Why middle of the night? Because the Soviets were pulling a sneak attack, trying to stop people leaving. After the wall was built, guards were posted. If you tried to escape you were shot. If you went in legally from West Berlin to East, you went through Checkpoint Charlie. There were American guards on one side, Soviet guards on the other, and they all had guns. It was scary to go from East to West. One wrong word, and you could be imprisoned. If you watch old spy movies from the 1960’s to the late 1980’s, you’ll see what life was like back then. The Cold War was a scary time. We feared a nuclear war with the Soviets.
On November 9th, 1989, the wall came down. I was 30 years old, and home on maternity leave. I couldn’t believe what I was seeing. The 1st picture was from those incredible days in 1989.
The 2nd picture was probably taken later. It’s Ronald Reagan, a famous American President. I’ve never seen this picture before, but I know Reagan’s role in the wall coming down, and his advisors told him not to do
it. Reagan ignored them. He held onto his principles. On June 12, 1987 he stood in front of the wall, and gave a famous speech. He called out to the Soviet leader, Mikhail Gorbachev. He said, “Mr. Gorbachev, tear down this wall.” Gorbachev refused.
George H.W. Bush was Reagan’s vice president. He’d also been the US Ambassador to the UN, the CIA director, and the US Ambassador to China. He knew world leaders, and he worked behind the scenes to make things happen.
I stood in front of the wall for the 1st time in 2007. The wall looked a lot like this.

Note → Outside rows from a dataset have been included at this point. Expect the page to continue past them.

static __device__ __forceinline__ void tc_prep_weights_body(const float* __restrict__ W, int64_t ldw, int N, int K, int transposed, int np,
                                                            uint16_t* __restrict__ img, int64_t start, int64_t stride) {
  const int Kp = pad64(K);
  const int nt = n_tiles(N, np);
  int64_t total = 0;
  for (int t = 0; t < nt; ++t) total += (int64_t)tile_rows(N, t, np) * Kp;
  for (int64_t idx = start; idx < total; idx += stride) {
    int64_t rem = idx;
    int t = 0;
    while (rem >= (int64_t)tile_rows(N, t, np) * Kp) { rem -= (int64_t)tile_rows(N, t, np) * Kp; ++t; }
    const int rows = tile_rows(N, t, np);
    const int nl = (int)(rem / Kp), k = (int)(rem - (int64_t)nl * Kp);
    const int n = t * nt_of(np) + nl;
    float x = 0.f;
    if (n < N && k < K) x = transposed ? W[(int64_t)k * ldw + n] : W[(int64_t)n * ldw + k];
    const int s = k >> 6, kl = k & 63;
    uint16_t* base = img + tile_offset(N, K, t, np) + (int64_t)s * np * rows * 64;
    const uint32_t off = sw128((uint32_t)nl, (uint32_t)kl) >> 1;
    float r = x;
    for (int p = 0; p < np; ++p) {
      __nv_bfloat16 h = __float2bfloat16_rn(r);
      base[(int64_t)p * rows * 64 + off] = __bfloat16_as_ushort(h);
      r -= __bfloat162float(h);
    }
  }
}
static __global__ void tc_prep_weights_kernel(const float* __restrict__ W, int64_t ldw, int N, int K, int transposed, int np,
                                              uint16_t* __restrict__ img) {
  tc_prep_weights_body(W, ldw, N, K, transposed, np, img, (int64_t)blockIdx.x * blockDim.x + threadIdx.x, (int64_t)gridDim.x * blockDim.x);
}


__device__ __forceinline__ uint32_t smem_u32(const void* p) { return (uint32_t)__cvta_generic_to_shared(p); }
__device__ __forceinline__ uint8_t* align1024(uint8_t* p) {
  return reinterpret_cast<uint8_t*>((reinterpret_cast<uintptr_t>(p) + 1023) & ~(uintptr_t)1023);
}

__device__ __forceinline__ void mbar_init(uint64_t* bar, uint32_t count) {
  asm volatile("mbarrier.init.shared::cta.b64 [%0], %1;" ::"r"(smem_u32(bar)), "r"(count) : "memory");
}
__device__ __forceinline__ void mbar_arrive_expect_tx(uint64_t* bar, uint32_t bytes) {
  asm volatile("mbarrier.arrive.expect_tx.shared::cta.b64 _, [%0], %1;" ::"r"(smem_u32(bar)), "r"(bytes) : "memory");
}
__device__ __forceinline__ uint32_t mbar_try_wait(uint32_t addr, uint32_t parity) {
  uint32_t ok;
  asm volatile(
      "{\n"
      ".reg .pred p;\n"
      "mbarrier.try_wait.parity.shared::cta.b64 p, [%1], %2;\n"
      "selp.u32 %0, 1, 0, p;\n"
      "}\n"
      : "=r"(ok)
      : "r"(addr), "r"(parity)
// ... 74 lines not shown
        "=f"(d[37]), "=f"(d[38]), "=f"(d[39]), "=f"(d[40]), "=f"(d[41]), "=f"(d[42]), "=f"(d[43]), "=f"(d[44]), "=f"(d[45]),
        "=f"(d[46]), "=f"(d[47]), "=f"(d[48]), "=f"(d[49]), "=f"(d[50]), "=f"(d[51]), "=f"(d[52]), "=f"(d[53]), "=f"(d[54]),
        "=f"(d[55]), "=f"(d[56]), "=f"(d[57]), "=f"(d[58]), "=f"(d[59]), "=f"(d[60]), "=f"(d[61]), "=f"(d[62]), "=f"(d[63])
      : "l"(da), "l"(db), "r"(0u));
}
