# shanjiayao/PTT

Measured on AMD Instinct MI355X. Metric: tracklet frames/sec (hot path: PointNet++ SA stack + Point-Track-Transformer blocks), higher is better.
Workload: dtype f32

## Files before the change

### include/ptt_hip.h

```cpp
#ifndef PTT_HIP_H
#define PTT_HIP_H

#include <stddef.h>
#include <stdint.h>

#ifdef __cplusplus
extern "C" {
#endif

#define PTT_ABI_VERSION 28

enum {
    PTT_OK = 0,
    PTT_EINVAL = -1,
    PTT_EUNSUPPORTED = -2,
    PTT_ELAUNCH = -3,
    PTT_EWORKSPACE = -4
};

typedef void* ptt_stream_t;

int ptt_version(void);
const char* ptt_error_name(int code);
const char* ptt_last_error_string(void);

int ptt_fps_f32(const float* xyz, int B, int N, int npoint, int32_t* idx_out,
                ptt_stream_t stream);
int ptt_fps_ws_f32(const float* xyz, int B, int N, int npoint, int32_t* idx_out, float* workspace,
                   size_t workspace_elems, ptt_stream_t stream);

int ptt_gather_f32(const float* feat, const int32_t* idx, int B, int C, int N, int M,
                   float* out, ptt_stream_t stream);
int ptt_gather_grad_f32(const float* grad_out, const int32_t* idx, int B, int C, int N,
                        int M, float* grad_feat, ptt_stream_t stream);

int ptt_select_centres_f32(const float* xyz, const int32_t* idx, int B, int N, int M, float* new_xyz,
                           int64_t* idx64_out, ptt_stream_t stream);

int ptt_ball_query_f32(const float* new_xyz, const float* xyz, int B, int M, int N,
                       float radius, int nsample, int32_t* idx_out, ptt_stream_t stream);

int ptt_centres_ball_query_f32(const float* xyz, const int32_t* sel, int B, int N, int M, float radius, int nsample,
                               float* new_xyz, int64_t* idx64_out, int32_t* idx_out, ptt_stream_t stream);

int ptt_group_f32(const float* feat, const int32_t* idx, int B, int C, int N, int M,
                  int ns, float* out, ptt_stream_t stream);
int ptt_group_grad_f32(const float* grad_out, const int32_t* idx, int B, int C, int N,
                       int M, int ns, float* grad_feat, ptt_stream_t stream);

size_t ptt_scatter_add_det_workspace(int B, int N, int E);
int ptt_scatter_add_det_f32(const float* src, const int32_t* idx, int B, int C, int N, int E, float* out,
                            void* workspace, size_t workspace_bytes, ptt_stream_t stream);

int ptt_knn_f32(const float* xyz, int B, int N, int k, int32_t* idx_out,
                ptt_stream_t stream);
int ptt_knn_rel_f32(const float* xyz, int B, int N, int k, int32_t* idx_out, float* rel_out,
                    ptt_stream_t stream);

size_t ptt_packed_weight_elems(int Cout, int K);
int ptt_pack_weight_f32(const float* W, int Cout, int K, float* packed,
                        ptt_stream_t stream);
int ptt_pack_weight_rot_f32(const float* W, int Cout, int K, int rot, float* packed,
                            ptt_stream_t stream);
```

The 2nd mural wasn’t there yet. Do you recognize the 2 figures? They’re Mikhail Gorbachev and Ronald Reagan, but the most interesting thing is Bush is missing. That’s story #2, Bush’s part in this tale.
The wall came down in 1989. George H.W. Bush was now president, and his work with Gorbachev made it happen. He didn’t drop the ball, but he helped the wall come down. I think he should be there, but 41 wasn’t about taking credit. He was about duty, honor, and country.
41 was told by his advisors to get to the wall and get his picture taken there. It would show his success. It’d help him get re-elected. Bush refused. He thought it was more important to be a friend to Gorbachev and the Soviet people.
He was right! A year later on October 3, 1990 East and West Germany united after 45 years apart. I didn’t think it’d ever happen, and I never gave 41 credit. Neither did our press, but 2 people did after George died. Brian Mulroney, the Canadian Prime Minister, spoke at 41’s funeral and told the story of how Bush worked with his friends to help the German people. Angela Merkel, the German Chancellor, told reporters that Bush was one of the father’s of German Reunification. Wow! What a great compliment! She also paid her respects by attending his funeral.
This is a picture of the 20th anniversary of German reunification in 2008. Here are some of Germany’s fathers: Mikhail Gorbachev, George H.W. Bush, and Helmut Kohl. He was the Chancellor of West Germany back in 1988.
This is a picture of the same 3 leaders at the 25th anniversary, Gorbachev, Bush, and Kohl. I picked this picture because it features Angela chatting with Barbara Bush. It makes me happy to see these leaders celebrate making a difference. Here’s to duty, honor, and country!
Story Number 3 is about friendship. I have a few friends I made in college. That was 40 years ago, but none of them have lasted as long as George’s.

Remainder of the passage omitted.